> TASK OBJECTIVE
Below are entries. Pull out all lines containing "ifdef".

> DATA SECTION
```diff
@@ -1043,6 +1275,9 @@
 				want[q] = j < nlist;
 				const int i = list[want[q] ? j : 0u];
 				klo[q] = lt->klo[i]; khi[q] = ~lt->khi_inv[i]; first_inv[q] = lt->first_inv[i]; cnt[q] = lt->count[i];
+#ifdef SK_CENSUS_STAMPS
+				hbm_ops += want[q] ? 1u : 0u;
+#endif
 			}
 			census_insert_many<kAhead>(a.t, want, klo, khi, cnt, first_inv, claimed, overflow);
 		}
@@ -1051,8 +1286,11 @@
 	census_add_stats(a.stats, claimed, overflow, red);
 #ifdef SK_CENSUS_STAMPS
 	SK_CSTAMP(8);
+	for (int o = 32; o > 0; o >>= 1) hbm_ops += __shfl_xor(hbm_ops, o);
+	cst_acc[kStampSlots - 1] = hbm_ops;
 	if ((tid & 63) == 0 && blockIdx.x * (kCombineThreads / 64) + (tid >> 6) < 8192)
-		for (int i = 0; i < kStampSlots; i++) g_combine_stamps[(blockIdx.x * (kCombineThreads / 64) + (tid >> 6)) * kStampSlots + i] = cst_acc[i];
+		for (int i = 0; i < kStampSlots; i++)
+			if (i < 9 || i == kStampSlots - 1) g_combine_stamps[(blockIdx.x * (kCombineThreads / 64) + (tid >> 6)) * kStampSlots + i] = cst_acc[i];
 #endif
 }
 
@@ -1280,18 +1518,20 @@
 
 static void census_spill_free(Census *cs)
 {
-	void *ptrs[] = {cs->sp.key, cs->sp.hist, cs->sp.btot, cs->sp.wg_count, cs->sp.wg_stats, cs->sp.work};
+	void *ptrs[] = {cs->sp.key, cs->sp.hist, cs->sp.btot, cs->sp.wg_count, cs->sp.wg_stats, cs->sp.work, cs->sp.skey, cs->sp.subcnt};
 	for (void *q : ptrs) if (q) (void)hipFree(q);
 	cs->sp = CensusSpill();
 	cs->sp_records = 0;
+	cs->sp_sub_records = 0;
 	cs->sp_grid = 0;
 }
 
-static hipError_t census_spill_reserve(Census *cs, int grid, u32 cap, hipStream_t st)
+static hipError_t census_spill_reserve(Census *cs, int grid, u32 cap, size_t sub_records, hipStream_t st)
 {
 	const size_t records = (size_t)grid * kSpillBuckets * cap;
-	if (records <= cs->sp_records && grid <= cs->sp_grid) return hipSuccess;
+	if (records <= cs->sp_records && grid <= cs->sp_grid && sub_records <= cs->sp_sub_records) return hipSuccess;
 	const size_t want_records = std::max(records, cs->sp_records);
+	const size_t want_sub = std::max(std::max(sub_records, cs->sp_sub_records), (size_t)1);
 	const int want_grid = std::max(grid, cs->sp_grid);
 	hipError_t e = hipStreamSynchronize(st);
 	if (e != hipSuccess) return e;
@@ -1302,10 +1542,20 @@
 	if (e == hipSuccess) e = hipMalloc((void **)&cs->sp.wg_count, (size_t)want_grid * sizeof(u32));
 	if (e == hipSuccess) e = hipMalloc((void **)&cs->sp.wg_stats, (size_t)want_grid * kCensusStats * sizeof(u32));
 	if (e == hipSuccess) e = hipMalloc((void **)&cs->sp.work, sizeof(u32));
+	if (e == hipSuccess) e = hipMalloc((void **)&cs->sp.skey, want_sub * sizeof(uint4));
+	const size_t sub_words = (size_t)kSpillBuckets * (2 * kSubMax + 2 * (kSubMax + 1));
+	if (e == hipSuccess) e = hipMalloc((void **)&cs->sp.subcnt, sub_words * sizeof(u32));
+	if (e == hipSuccess) {
+		cs->sp.subcur = cs->sp.subcnt + (size_t)kSpillBuckets * kSubMax;
+		cs->sp.subpre = cs->sp.subcur + (size_t)kSpillBuckets * kSubMax;
+		cs->sp.subitems = cs->sp.subpre + (size_t)kSpillBuckets * (kSubMax + 1);
+		e = hipMemsetAsync(cs->sp.subcnt, 0, sub_words * sizeof(u32), st);
+	}
 	if (e == hipSuccess) e = hipMemsetAsync(cs->sp.btot, 0, kSpillBuckets * sizeof(u32), st);
 	if (e == hipSuccess) e = hipMemsetAsync(cs->sp.work, 0, sizeof(u32), st);
 	if (e != hipSuccess) { (void)hipGetLastError(); census_spill_free(cs); return e; }
 	cs->sp_records = want_records;
+	cs->sp_sub_records = want_sub;
 	cs->sp_grid = want_grid;
 	return hipSuccess;
 }
@@ -1348,6 +1598,9 @@
 	if (const char *ev = getenv("SK_CENSUS_DIRECT_SPLIT")) { const int v = atoi(ev); if (v >= 1 && v <= 64) direct_split = v; }
 	int merge_copies = 1;
 	if (const char *ev = getenv("SK_CENSUS_MERGE_RECORDS")) merge_copies = atoi(ev) != 0;
+	u32 sub_above = kSubAbove, sub_split = kSubSplit;
+	if (const char *ev = getenv("SK_CENSUS_SUB_MIN_RECORDS_LOG2")) { const int lg = atoi(ev); if (lg >= 4 && lg <= 30) sub_above = 1u << lg; }
+	if (const char *ev = getenv("SK_CENSUS_SUB_SPLIT_LOG2")) { const int lg = atoi(ev); if (lg >= 4 && lg <= 24) sub_split = 1u << lg; }
 	int spill_mode = -1;
 	if (const char *ev = getenv("SK_CENSUS_SPILL")) spill_mode = atoi(ev) != 0;
 	int64_t chunk = kCensusChunk, min_chunk = kCensusMinChunk;
@@ -1398,14 +1651,18 @@
 			const int64_t per_wave = (nsteps + (int64_t)grid * kCensusWaves - 1) / ((int64_t)grid * kCensusWaves);
 			const int64_t wg_rows = per_wave * kCensusWaves * Rk * 64;
 			const int64_t cap = (((wg_rows + kSpillBuckets - 1) / kSpillBuckets) * 2 + 256 + 7) & ~(int64_t)7;
-			e = (grid <= kSpillMaxGrid && cap * kSpillBuckets < ((int64_t)1 << 27)) ? census_spill_reserve(cs, grid, (u32)cap, st) : hipErrorInvalidValue;
+			const uint64_t direct_above = (uint64_t)nr * (uint64_t)direct_pct / 100;
+			e = (grid <= kSpillMaxGrid && cap * kSpillBuckets < ((int64_t)1 << 27)) ? census_spill_reserve(cs, grid, (u32)cap, (size_t)direct_above, st) : hipErrorInvalidValue;
 			if (e != hipSuccess) { (void)hipGetLastError(); spill = false; grid = grid_of(Rk); }
 			else {
 				a.sp = cs->sp;
 				a.sp.cap = (u32)cap;
 				a.sp.grid = (u32)grid;
-				a.sp.direct_above = (u32)((uint64_t)nr * (uint64_t)direct_pct / 100);
+				a.sp.direct_above = (u32)direct_above;
 				a.sp.merge_copies = (u32)merge_copies;
+				a.sp.sub_cap = (u32)cs->sp_sub_records;
+				a.sp.sub_above = sub_above;
+				a.sp.sub_split = sub_split;
 			}
 		}
 		int tile_slot = 0, front_entries = 0;
@@ -1413,6 +1670,8 @@
 		hipLaunchKernelGGL(reinterpret_cast<void (*)(const CensusArgs, const int, const int)>(const_cast<void *>(census_variant(((Rk - 1) * 3 + nw_class) * 2 + (spill ? 1 : 0)))),
 		                   dim3(grid), dim3(kCensusWaves * 64), lds, st, a, tile_slot, front_entries);
 		if (spill) {
+			census_subcount_kernel<<<2 * n_cu, kCombineThreads, 0, st>>>(a);
+			census_subscatter_kernel<<<2 * n_cu, kCombineThreads, 0, st>>>(a);
 			census_combine_kernel<<<2 * n_cu, kCombineThreads, 0, st>>>(a);
 			census_direct_kernel<<<grid * direct_split, kDirectThreads, 0, st>>>(a, direct_split);
 		}
```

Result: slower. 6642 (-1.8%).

> TASK SOLUTION
+#ifdef SK_CENSUS_STAMPS
 #ifdef SK_CENSUS_STAMPS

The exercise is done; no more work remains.